When Tsar Alexander II took the throne in 1855, Russia was in the midst of drastic changes. The old autocratic feudal system was rapidly disintegrating. The agriculturally-based economy was simply no longer suited to the needs of the population, while the development of manufacturing and industry was hampered by economic and political conditions. The majority of the population was composed of serfs and peasants, who lived in poverty while a small portion of the population, the landowners and the aristocracy, controlled most of the nation’s resources.
Clearly, this situation could not be changed without a radical upheaval that would completely destroy the old feudal network. An examination of the economic trends within Russia during the 19th century reveals that such a change had already begun.
Trotsky, in his study of the Russian Revolution, points out, The basic criterion of the economic level of a nation is the productivity of labor, which in its turn depends upon the relative weight of the industries in the general economy of the country.
Measured by this yardstick, the economic level of Russia by 1820 was low, but advances were being made. Small industries were developing in the towns and villages, while light industry was taking root in the peasant mir, or communal peasant farms. Economically, Russia was at the level that had been reached by Western Europe in the late 1600’s.
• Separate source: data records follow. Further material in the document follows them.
static QkvEpiB qwen2_epi(const crabml_hip_llama* c, const QkvEpi& e, int l) {
  return QkvEpiB{e, (const float*)c->bq[l]->ptr, (const float*)c->bk[l]->ptr, (const float*)c->bv[l]->ptr};
}
template <class E>
struct QkvArchOf {
  static constexpr int value = QKV_LLAMA;
};
template <>
struct QkvArchOf<QkvEpiB> {
  static constexpr int value = QKV_QWEN2;
};
template <>
struct QkvArchOf<QkvEpiN> {
  static constexpr int value = QKV_GEMMA;
};
template <class F>
void with_qkv_epi(const crabml_hip_llama* c, const QkvEpi& e, int l, F&& f) {
  if (c->qwen2)
    f(qwen2_epi(c, e, l));
  else if (c->gemma)
    f(QkvEpiN{e});
  else
    f(e);
}
// ... 26 lines not shown
  const int L = (int)g.n_layers;
  constexpr bool Q81 = FMT == CRABML_HIP_Q4_1;
  const uint32_t qt = c->qt;
  ActPtrs ad = act_ptrs(c->act_dim, dim, qt), aa = act_ptrs(c->act_attn, dim_l, qt), ah = act_ptrs(c->act_hid, hidden_l, qt);
  const bool prof = dev->prof_on && !c->use_graph && !c->capturing;
  const double blk_b = (double)block_bytes(c->wtype) / 32.0;
  auto P0 = [&](crabml_hip_device::ProfRec* r, uint32_t stage, double rows, double k) {
    return prof ? prof_begin(dev, r, c->wtype, stage, rows * k * blk_b + 4.0 * k + 4.0 * rows) : 0;
  };
  auto P1 = [&](crabml_hip_device::ProfRec* r) { return prof ? prof_end(dev, r) : 0; };
  crabml_hip_device::ProfRec pr{};
  crabml_hip_device::ProfRec* R = prof ? &pr : nullptr;
  const bool do_pf = !(g.flags & CRABML_HIP_LLAMA_NO_PREFETCH);
  auto plan = [&](const crabml_hip_buf* a, const crabml_hip_buf* b, const crabml_hip_buf* cc) {
    PrefetchPlan pf{};
    const crabml_hip_buf* v[3] = {a, b, cc};
    for (int i = 0; i < 3; i++) {
      pf.p[i] = do_pf && v[i] ? v[i]->ptr : nullptr;
      pf.n[i] = do_pf && v[i] ? (v[i]->wl.total / 16) * 16 : 0;
    }
    pf.sink = c->state + 3;
    return pf;
  };
  const int spare = do_pf ? (dev->n_cu > 1 ? dev->n_cu - 1 : 0) : 0;
  const size_t norm_lds = norm_lds_bytes(dim);
  auto norm_quant = [&](const float* wn, float eps, bool add_pending, const PrefetchPlan& pf) {
    crabml_hip_device::ProfRec nr{};
    if (prof) prof_begin(dev, &nr, CRABML_HIP_F32, 6, 8.0 * dim);
    const float* addv = add_pending ? c->partial : nullptr;
    with_const_else<4, 12>(norm_nit(dim), [&](auto nit) {
      launch_k(st, prof ? &nr : nullptr, k_norm_quant<decltype(nit)::value, Q81>, dim3(1 + spare), dim3(1024), norm_lds, c->x, addv, wn, dim, eps, ad.q,
               ad.d, ad.isum, pf, c->ord ? 0 : 1);
    });
    if (prof) prof_end(dev, &nr);
  };
  const bool norm_epi = c->norm_epi;
  static const int qkv_upfront = test_hook_off("CRABML_HIP_QKV_UPFRONT") ? 0 : 1;
  const bool defer_wo = c->defer_norm && !Q81;
  const bool defer_down = c->defer_norm && !Q81;
  auto gemv_out = [&](const crabml_hip_buf* w, const ActPtrs& a, int k, uint32_t stage, const float* wnext, float eps_next, bool defer = false,
                      const float* xin = nullptr) -> int {
    CH_TRY(P0(&pr, stage, dim, k));
    float* dst = tp ? c->partial : c->x;
    if (norm_epi) {
      NormGather ng{c->slots, c->slots + dim / 16, c->state + 4, c->state + 5, n_segments(c), seg, c->rsums};
      const int split = chunk_split(g.flags, k, dim, dev->n_cu);
      c->tap.note(seg / 2, stage == 2 ? CRABML_HIP_PLAN_SPLIT_WO : CRABML_HIP_PLAN_SPLIT_DOWN, split);
      const TpP2P tpv = tp_view(c, tp);
      auto nq = [&](auto form, size_t lds, const float* rhs, auto tparg) {
        with_const_else<2, 1>(split, [&](auto s) {
          launch_k(st, R, nq_kernel<FMT, decltype(s)::value>(form), dim3(dim / 32 * split), dim3(1024), lds, planes_of(w), act_view<FMT>(a), rhs, c->x,
                   wnext, eps_next, ad.q, ad.d, ad.isum, ng, k / 32, Planes6{nullptr, 0}, tparg);
        });
      };
      if (xin != nullptr && !Q81) {
        if constexpr (!Q81) {
          if (tpv.n > 1)
            nq(NqForm<1, true>{}, q8_0_lds_bytes(k / 32), xin, tpv);
          else
            nq(NqForm<1>{}, q8_0_lds_bytes(k / 32), xin, NoTp{});
        }
      } else if (tpv.n > 1) {
        nq(NqForm<0, true>{}, 0, nullptr, tpv);
      } else if (c->ord) {
        static const int pipe_mode = test_hook_int("CRABML_HIP_ORD_PIPE", -1);
        const int pipe = pipe_mode >= 0 ? pipe_mode : FMT == CRABML_HIP_Q8_0 ? 2 : 1;
// ... 12 lines not shown
    } else if (c->ord) {
      launch_k(st, R, k_gemv_res_ord<FMT>, dim3((dim + 7) / 8), dim3(256), ord_terms_lds_bytes(k / 32), planes_of(w), act_view<FMT>(a), c->x, dim, k / 32);
    } else if (tp) {
      launch_k(st, R, k_gemv_res<FMT, 1, false>, dim3((dim + 1) / 2), dim3(128), 0, planes_of(w), act_view<FMT>(a), dst, dim, k / 32);
    } else {
      launch_k(st, R, k_gemv_res<FMT, 1, true>, dim3((dim + 1) / 2), dim3(128), 0, planes_of(w), act_view<FMT>(a), dst, dim, k / 32);
    }
    CH_TRY(P1(&pr));
    return 0;
  };

  const size_t ad_bytes = act_layout(qt, (size_t)dim).total, rs_bytes = c->rsums ? (size_t)(dim / 32) * 4 : 0;
  TapRec& tap = c->tap;
  auto TAP = [&](bool on, int f, const void* src, size_t bytes) -> int { return on ? tap.copy(c, f, src, bytes) : 0; };
  if (seg == 2 * L) {
    const void* cls_act = c->act_dim;
    if (c->out_qt != qt) {
      const float* addv = tp && !norm_epi ? c->partial : nullptr;
      launch_norm_f32(st, c->x, addv, (const float*)c->rms_final->ptr, dim, g.rms_norm_eps, c->xn, c->ord ? 0 : 1);
      if (c->out_qt == CRABML_HIP_F32) {
        cls_act = c->xn;
      } else {
        launch_quantize_act(st, c->out_qt, c->xn, (size_t)dim, c->act_dim);
      }
    } else if (!norm_epi) {
      norm_quant((const float*)c->rms_final->ptr, g.rms_norm_eps, tp, plan(nullptr, nullptr, nullptr));
      CH_TRY(TAP(tap.layer == L - 1, CRABML_HIP_TAP_DOWN_ACT, c->act_dim, ad_bytes));
    }
    CH_TRY(TAP(true, CRABML_HIP_TAP_CLS_ACT, cls_act, c->out_qt == CRABML_HIP_F32 ? (size_t)dim * 4 : act_layout(c->out_qt, (size_t)dim).total));
    return enqueue_classifier_and_sampler(c, cls_act, prof);
  }
  const int l = seg / 2;
  if ((seg & 1) == 0) {
    if (l == 0) launch_embed(c);
    if (!norm_epi || l == 0)
      norm_quant((const float*)c->rms_att[l]->ptr, g.rms_norm_eps, tp && l > 0, plan(c->wq[l], c->wk[l], c->wv[l]));
    const bool tl = tap.layer == l;
    if (!norm_epi || l == 0) tap.note(l, CRABML_HIP_PLAN_NORM_NIT, norm_nit(dim));
    CH_TRY(TAP(!norm_epi && l > 0 && tap.layer == l - 1, CRABML_HIP_TAP_DOWN_ACT, c->act_dim, ad_bytes));
    CH_TRY(TAP(tl, CRABML_HIP_TAP_QKV_IN_X, c->x, (size_t)dim * 4));
    CH_TRY(TAP(tl, CRABML_HIP_TAP_QKV_IN_ACT, c->act_dim, ad_bytes));
    CH_TRY(TAP(tl, CRABML_HIP_TAP_QKV_IN_RSUMS, c->rsums, rs_bytes));
    const QkvEpi e = decode_qkv_epi(c, l);
    const int total_rows = dim_l + 2 * kv_dim_l;
    CH_TRY(P0(&pr, 1, total_rows, dim));
    const RmsTail rtq{c->rsums, dim / 32, 1.0f / (float)dim, g.rms_norm_eps};
    const bool deferq = defer_down && l > 0;
    const int upfront = deferq ? qkv_upfront : (qkv_upfront && total_rows / 2 <= 4 * dev->n_cu) ? 1 : 0;
    if (!c->ord) {
      const int nu = dim / 32 * BlockFmt<FMT>::UNITS;
      tap.note(l, CRABML_HIP_PLAN_QKV_LOADER, deferq ? (upfront && nu == 128 ? 4 : 3) : (upfront && nu % 128 == 0 ? 2 : 1));
    }
    with_qkv_epi(c, e, l, [&](auto ep) {
      constexpr int A = QkvArchOf<decltype(ep)>::value;
      if (c->ord)
        launch_k(st, R, k_qkv_ord<FMT, A>, dim3((total_rows / 2 + 3) / 4), dim3(256), ord_terms_lds_bytes(dim / 32), planes_of(c->wq[l]),
                 planes_of(c->wk[l]), planes_of(c->wv[l]), act_view<FMT>(ad), dim / 32, ep, Planes6{nullptr, 0});
      else if (deferq) {
        if constexpr (!Q81)
          launch_k(st, R, k_qkv<FMT, true, A>, dim3((total_rows / 2 + 1) / 2), dim3(128), 0, planes_of(c->wq[l]), planes_of(c->wk[l]),
                   planes_of(c->wv[l]), act_view<FMT>(ad), dim / 32, ep, Planes6{nullptr, 0}, rtq, upfront);
      } else
        launch_k(st, R, k_qkv<FMT, false, A>, dim3((total_rows / 2 + 1) / 2), dim3(128), 0, planes_of(c->wq[l]), planes_of(c->wk[l]),
                 planes_of(c->wv[l]), act_view<FMT>(ad), dim / 32, ep, Planes6{nullptr, 0}, rtq, upfront);
    });
    CH_TRY(P1(&pr));
    CH_TRY(TAP(tl, CRABML_HIP_TAP_QBUF, c->qbuf, (size_t)dim_l * 4));
    const bool attn_quant = (hd % 32) == 0;
    const int attn_spare = do_pf && dev->n_cu > n_heads_l ? dev->n_cu - n_heads_l : 0;
// ... 255 lines not shown
         : c->wtype == CRABML_HIP_Q8_0 ? enqueue_segment_t<CRABML_HIP_Q8_0>(c, seg)
                                       : enqueue_segment_t<CRABML_HIP_Q4_1>(c, seg);
}

TpP2P p2p_view(const crabml_hip_tp_comm* m) {
  TpP2P t{};
  if (m && m->p2p) {
    for (int i = 0; i < 8; i++) t.peer[i] = (unsigned long long*)m->peer[i];
    t.n = m->nranks;
    t.me = m->rank;
    t.cap = m->cap;
    t.fault = m->fault;
  }
  return t;
}

int allreduce(crabml_hip_llama* c, int seg) {
  crabml_hip_device* dev = c->dev;
  if (c->tp_dry) return 0;
  if (c->comm && c->comm->p2p) {
    if (c->norm_epi) return 0;
    const int n = (int)c->cfg.embedding_dim;
    k_tp_allreduce<<<(n + 255) / 256, 256, 0, dev->stream>>>(c->partial, n, tp_view(c, true), c->state + 4, n_segments(c), seg, 0u, 0);
    CH_HIP(dev, hipGetLastError());
    return 0;
  }
  Rccl* r = rccl();
  if (!r || !c->comm || !c->comm->nccl) CH_BAIL(dev, CRABML_HIP_UNEXPECTED, "llama tp: no RCCL communicator");
  int rc = r->AllReduce(c->partial, c->partial, c->cfg.embedding_dim,  7,  0, c->comm->nccl, dev->stream);
  if (rc != 0) CH_BAIL(dev, CRABML_HIP_UNEXPECTED, "ncclAllReduce failed: %s", r->GetErrorString ? r->GetErrorString(rc) : "?");
  return 0;
}

int enqueue_step(crabml_hip_llama* c) {
  const int n = n_segments(c);
  for (int s = 0; s < n; s++) {
    CH_TRY(enqueue_segment(c, s));
    if (c->tp > 1 && s + 1 < n) CH_TRY(allreduce(c, s));
  }
  return 0;
}

int run_step(crabml_hip_llama* c, size_t pos) {
  const int variant = variant_of(c, pos);
  if (c->use_graph && c->exec[variant]) {
    CH_HIP(c->dev, hipGraphLaunch(c->exec[variant], c->dev->stream));
    return 0;
  }
  c->attn_variant = variant;
  return enqueue_step(c);
}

Like its European predecessors, Russian society was poised on the edge of a leap that would industrialize and mechanize its economy and, at the same time, revolutionize its political and social order. Engels points out that, in Europe as well as in Russia, this leap towards industrialization was vital:
Before capitalist production, i.e., in the Middle Ages, the system of petty industry generally prevailed, based upon the private property of the laborers in their means of production; in the country, the agriculture of the small peasant, freemen or serf; in the town, the handicrafts organized in guilds. The instruments of labor—land, agricultural implements, the work-shop, the tool—were the instruments of labor of single individuals, adapted for the use of one worker, and, therefore, of necessity, small, dwarfish, circumscribed. But for this very reason they belonged, as a rule, to the producer himself. To concentrate these scattered, limited means of production, to enlarge them, to turn them into the powerful levers of production of the present day—this was precisely the historic role of capitalist production and of its upholder, the bourgeoisie.
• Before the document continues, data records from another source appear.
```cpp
#define KGDET_OK 0
#define KGDET_E_SHAPE 1
#define KGDET_E_WORKSPACE 2
#define KGDET_E_HIP 3
size_t kgdet_conv_packed_bytes(int32_t M, int32_t K, int32_t taps);
int kgdet_conv_pack(const float *w, int32_t O, int32_t C, int32_t taps, int32_t transpose, void *packed, void *stream);
int kgdet_conv_pack_fmt(const float *w, int32_t O, int32_t C, int32_t taps, int32_t transpose, void *packed,
                        int32_t operand_format, void *stream);
int kgdet_conv_pack_both_fmt(const float *w, int32_t O, int32_t C, int32_t taps, void *packed, void *packed_t,
                             int32_t forward_format, void *stream);
int kgdet_conv_apply_epilogue_fmt(const void *packed, const float *x, float *y, const float *bias, const float *residual,
                                  int32_t relu, int64_t B, int32_t M, int32_t K, int32_t H, int32_t W, int32_t taps,
                                  int32_t stride, int32_t operand_format, void *workspace, size_t workspace_bytes,
                                  void *stream);
int kgdet_conv_apply_gated_fmt(const void *packed, const float *x, float *y, const float *bias, const float *residual,
                               int32_t relu, const float *gate, int64_t B, int32_t M, int32_t K, int32_t H, int32_t W,
                               int32_t taps, int32_t stride, int32_t operand_format, void *workspace, size_t workspace_bytes,
                               void *stream);
int kgdet_stem_conv7x7_s2_fmt(const void *packed, const float *x, float *y, int64_t B, int32_t H, int32_t W,
                              int32_t operand_format, void *stream);
int kgdet_conv_pack_both(const float *w, int32_t O, int32_t C, int32_t taps, void *packed, void *packed_t, void *stream);
int64_t kgdet_conv_pack_blocks(int32_t O, int32_t C, int32_t taps);
int kgdet_conv_pack_multi(const int64_t *desc_dev, int32_t n, int64_t total_blocks, void *stream);
size_t kgdet_conv_apply_workspace_bytes(int64_t B, int32_t M, int32_t K, int32_t H, int32_t W, int32_t taps,
                                        int32_t stride);
int kgdet_conv_apply(const void *packed, const float *x, float *y, int64_t B, int32_t M, int32_t K, int32_t H, int32_t W,
                     int32_t taps, int32_t stride, void *workspace, size_t workspace_bytes, void *stream);
int kgdet_conv_apply_epilogue(const void *packed, const float *x, float *y, const float *bias, const float *residual,
                              int32_t relu, int64_t B, int32_t M, int32_t K, int32_t H, int32_t W, int32_t taps,
                              int32_t stride, void *workspace, size_t workspace_bytes, void *stream);
int kgdet_stem_conv7x7_s2(const void *packed, const float *x, float *y, int64_t B, int32_t H, int32_t W, void *stream);
int kgdet_conv3x3_s2_grad_input(const void *packed_t, const float *grad_y, float *grad_x, int64_t B, int32_t C, int32_t O,
                                int32_t Hin, int32_t Win, void *stream);
size_t kgdet_conv3x3_s2_grad_weight_workspace_bytes(int64_t B, int32_t O, int32_t C, int32_t H, int32_t W);
int kgdet_conv3x3_s2_grad_weight(const float *grad_y, const float *x, float *grad_w, int64_t B, int32_t O, int32_t C, int32_t H,
                                 int32_t W, void *workspace, size_t workspace_bytes, void *stream);
size_t kgdet_conv1x1_grad_weight_workspace_bytes(int64_t B, int32_t O, int32_t C, int64_t HW);
int kgdet_conv1x1_grad_weight(const float *grad_y, const float *x, float *grad_w, int64_t B, int32_t O, int32_t C,
                              int64_t HW, void *workspace, size_t workspace_bytes, void *stream);
size_t kgdet_conv3x3_grad_weight_workspace_bytes(int64_t B, int32_t O, int32_t C, int32_t H, int32_t W);
int kgdet_conv3x3_grad_weight(const float *grad_y, const float *x, float *grad_w, int64_t B, int32_t O, int32_t C,
                              int32_t H, int32_t W, void *workspace, size_t workspace_bytes, void *stream);

int kgdet_bn_act_forward(const float *x, const float *gamma, const float *beta, const float *mean, const float *var,
                         float eps, const float *residual, float *y, int64_t N, int32_t C, int64_t HW, int32_t relu,
                         void *stream);
int32_t kgdet_bn_act_partials(int64_t N, int32_t C, int64_t HW);
int kgdet_bn_act_backward(const float *grad_y, const float *x, const float *y, const float *gamma, const float *beta,
                          const float *mean, const float *var, float eps, int32_t has_residual, int32_t relu,
                          float *grad_x, float *grad_residual, float *partial, float *sums, int64_t N, int32_t C,
                          int64_t HW, void *stream);
int kgdet_conv1x1_nhwc_residual(const void *x, const void *weight, const float *bias, const void *residual, void *out,
                                int64_t M, int32_t K, int32_t N, int32_t relu, void *stream);
int kgdet_conv1x1_nhwc_residual_in(const void *x, const float *in_bias, const void *weight, const float *bias,
                                   const void *residual, void *out, int64_t M, int32_t K, int32_t N, int32_t relu,
                                   void *stream);
int kgdet_bn_fold_backward(const float *grad_z, const float *z, int32_t relu, float *g, float *partial, int64_t N, int32_t C,
                           int64_t HW, void *stream);
int kgdet_bn_fold_finish(const float *partial, int32_t P, const float *w, float *G , const float *s,
                         const float *mean, const float *var, float eps, float *grad_beta ,
                         float *grad_gamma , int32_t O, int32_t CK, void *stream);
int kgdet_conv1x1_grad_weight_fold(const float *grad_y, const float *x, float *grad_w, int64_t B, int32_t O, int32_t C,
                                   int64_t HW, void *workspace, size_t workspace_bytes, const float *w, const float *s,
                                   const float *mean, const float *var, float eps, const float *bn_partial, int32_t P,
                                   float *grad_beta , float *grad_gamma , void *stream);
int kgdet_conv3x3_grad_weight_fold(const float *grad_y, const float *x, float *grad_w, int64_t B, int32_t O, int32_t C,
                                   int32_t H, int32_t W, void *workspace, size_t workspace_bytes, const float *w,
                                   const float *s, const float *mean, const float *var, float eps, const float *bn_partial,
                                   int32_t P, float *grad_beta , float *grad_gamma , void *stream);
int kgdet_bn_relu_maxpool(const float *x, const float *gamma, const float *beta, const float *mean, const float *var,
                          float eps, float *y, int64_t N, int32_t C, int32_t H, int32_t W, void *stream);

int kgdet_bias_act(void *x, const float *bias, const void *residual, int64_t N, int32_t C, int64_t HW, int32_t dtype,
                   int32_t relu, int32_t channels_last, void *stream);
int kgdet_bias_relu_maxpool_nhwc(const void *x, const float *bias, void *y, int64_t N, int32_t C, int32_t H, int32_t W,
                                 int32_t dtype, void *stream);

#define KGDET_E_UNSUPPORTED 4
#define KGDET_E_PARTIAL 5

const char *kgdet_last_error(void);
int kgdet_version(void);
int kgdet_device_cu_count(void);

#define KGDET_OPT_EXACT_BACKWARD 0
#define KGDET_OPT_FWD_COLUMN_WAVE 1
#define KGDET_OPT_WGRAD_STREAMK 2
#define KGDET_OPT_BWD_PHASE 3
#define KGDET_OPT_COUNT 4
int kgdet_set_option(int32_t option, int32_t value);

typedef struct kgdet_dcn_shape {
  int32_t N, C, H, W;
  int32_t O, kh, kw;
  int32_t stride_h, stride_w, pad_h, pad_w, dil_h, dil_w;
  int32_t groups, deformable_groups;
  int32_t out_channel_offset, out_channels_total;
} kgdet_dcn_shape;

#define KGDET_DCN_RELU 1u
#define KGDET_DCN_BF16 2u
#define KGDET_DCN_EXACT_FP32 4u

int kgdet_dcn_output_size(const kgdet_dcn_shape *s, int32_t *Ho, int32_t *Wo);

size_t kgdet_dcn_packed_weight_bytes(const kgdet_dcn_shape *s);
size_t kgdet_dcn_workspace_bytes(const kgdet_dcn_shape *s);

int kgdet_dcn_pack_weight(const kgdet_dcn_shape *s, const float *weight, float *packed, void *stream);
int kgdet_dcn_pack_weight_multi(int32_t n, const kgdet_dcn_shape *const *shapes, const float *const *weights,
                                float *const *packeds, void *stream);
int kgdet_dcn_pack_weight_images(int32_t n, const kgdet_dcn_shape *const *shapes, const float *const *weights,
                                 float *const *packeds, uint32_t images, void *stream);
int32_t kgdet_dcn_split_path_complete(const kgdet_dcn_shape *shape);
int kgdet_dcn_unpack_weight_grad(const kgdet_dcn_shape *s, const float *packed, float *grad_weight,
                                 int accumulate, void *stream);

int kgdet_deform_conv_forward(const kgdet_dcn_shape *s, const float *input, const float *offset,
                              const float *mask , const float *packed_weight,
                              const float *bias , float *output, uint32_t flags,
                              void *workspace, size_t workspace_bytes, void *stream);

size_t kgdet_dcn_group_workspace_bytes(int32_t n, const kgdet_dcn_shape *const *shapes);

int kgdet_deform_conv_forward_grouped(int32_t n, const kgdet_dcn_shape *const *shapes, const float *const *inputs,
                                      const float *const *offsets, const float *const *masks ,
                                      const float *const *packed_weights, const float *const *biases ,
                                      float *const *outputs, uint32_t flags, void *workspace,
                                      size_t workspace_bytes, void *stream);

int kgdet_deform_conv_grad_input(const kgdet_dcn_shape *s, const float *offset, const float *mask ,
                                 const float *packed_weight, const float *grad_output, float *grad_input,
                                 uint32_t flags, void *workspace, size_t workspace_bytes, void *stream);

int kgdet_deform_conv_grad_offset(const kgdet_dcn_shape *s, const float *input, const float *offset,
                                  const float *packed_weight, const float *grad_output, float *grad_offset,
                                  uint32_t flags, void *workspace, size_t workspace_bytes, void *stream);

int kgdet_deform_conv_backward_input_grouped(int32_t n, const kgdet_dcn_shape *const *shapes, const float *const *inputs,
                                             const float *const *offsets, const float *const *packed_weights,
                                             const float *const *grad_outputs, float *const *grad_inputs,
                                             float *const *grad_offsets, void *workspace, size_t workspace_bytes,
                                             void *stream);

int kgdet_deform_conv_grad_weight_grouped(int32_t n, const kgdet_dcn_shape *const *shapes, const float *const *inputs,
                                          const float *const *offsets, const float *const *grad_outputs,
                                          float *const *grad_weights, void *workspace, size_t workspace_bytes,
                                          void *stream);

int kgdet_deform_conv_backward_input(const kgdet_dcn_shape *s, const float *input, const float *offset,
                                     const float *mask , const float *packed_weight,
                                     const float *grad_output, float *grad_input, float *grad_offset,
                                     float *grad_mask , void *workspace,
                                     size_t workspace_bytes, void *stream);

int kgdet_deform_conv_backward_weight(const kgdet_dcn_shape *s, const float *input, const float *offset,
                                      const float *mask , const float *grad_output,
                                      float *grad_weight, float *grad_bias , int accumulate,
                                      void *workspace, size_t workspace_bytes, void *stream);

typedef struct kgdet_psroi_shape {
  int32_t B, C, H, W;
  int32_t R;
  int32_t out_dim, group_size, pooled_size, part_size, sample_per_part;
  int32_t no_trans, num_classes;
  float spatial_scale, trans_std;
} kgdet_psroi_shape;

size_t kgdet_deform_psroi_forward_workspace_bytes(const kgdet_psroi_shape *s);
int kgdet_deform_psroi_forward(const kgdet_psroi_shape *s, const float *data, const float *rois,
                               const float *trans, float *out, float *count, void *workspace, size_t workspace_bytes,
                               void *stream);
size_t kgdet_deform_psroi_backward_workspace_bytes(const kgdet_psroi_shape *s);
int kgdet_deform_psroi_backward(const kgdet_psroi_shape *s, const float *grad_out, const float *count,
                                const float *data, const float *rois, const float *trans,
                                float *grad_data, float *grad_trans, void *workspace, size_t workspace_bytes,
                                void *stream);

int kgdet_sigmoid_focal_loss_forward(const float *logits, const int64_t *targets, int64_t num,
                                     int32_t num_classes, float gamma, float alpha, float *losses,
                                     void *stream);
int kgdet_sigmoid_focal_loss_backward(const float *logits, const int64_t *targets, const float *d_losses,
                                      int64_t num, int32_t num_classes, float gamma, float alpha,
                                      float *d_logits, void *stream);

#define KGDET_HEAD_MAX_IMAGES 16
typedef struct kgdet_head_targets {
  int32_t B, H, W, num_classes, num_keypoints;
  float stride;
  int32_t num_gt[KGDET_HEAD_MAX_IMAGES];
  const float *gt_bboxes[KGDET_HEAD_MAX_IMAGES];
  const int64_t *gt_labels[KGDET_HEAD_MAX_IMAGES];
  const float *gt_keypoints[KGDET_HEAD_MAX_IMAGES];
  int32_t valid_h[KGDET_HEAD_MAX_IMAGES], valid_w[KGDET_HEAD_MAX_IMAGES];
} kgdet_head_targets;
// ... 108 lines not shown
```

kgdet_amd/conv1x1.py:

```python
import ctypes
import weakref

import torch

from . import _lib


import os as _os
SPLIT_GRAD_WEIGHT_3X3 = _os.environ.get('KGDET_SPLIT_WGRAD3', '1') == '1'
PACK_BOTH = _os.environ.get('KGDET_PACK_BOTH', '1') == '1'


PAD_GRAD_WEIGHT_3X3 = _os.environ.get('KGDET_NO_WPAD') is None
DIRECT_ODD_MAPS = _os.environ.get('KGDET_DIRECT_ODD_MAPS', '1') == '1'
ENABLED = True


RAGGED_1X1 = _os.environ.get('KGDET_CONV_RAGGED_1X1', '1') == '1'


def applicable(x, weight, stride=(1, 1), padding=(0, 0), dilation=(1, 1), groups=1):
    k = weight.shape[2]
    aligned = weight.shape[1] % 16 == 0 and weight.shape[0] % 16 == 0
    return (ENABLED and x.is_cuda and x.dtype == torch.float32 and weight.dtype == torch.float32 and x.dim() == 4
            and weight.shape[2] == weight.shape[3] and k in (1, 3) and tuple(stride) == (1, 1)
            and tuple(padding) == (k // 2, k // 2) and tuple(dilation) == (1, 1) and groups == 1
            and x.is_contiguous() and (aligned or (k == 1 and RAGGED_1X1 and (weight.shape[0] * weight.shape[1]) % 2 == 0))
            and ((x.shape[2] * x.shape[3]) % 2 == 0 or DIRECT_ODD_MAPS) and x.shape[2] * x.shape[3] >= 4
            and not torch.is_autocast_enabled())


_L = None
_sizes = {}
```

By the 19th century, Russia’s economy, still based on the feudalist agrarian activity typical of the period before capitalism, was unable to meet the needs of the population. Through necessity, the Russians were forced to increase the productivity of their labor. This could be done only in one way—the same way in which the Europeans had solved the same dilemma—the organization of individual industries into the factory system typical of capitalism.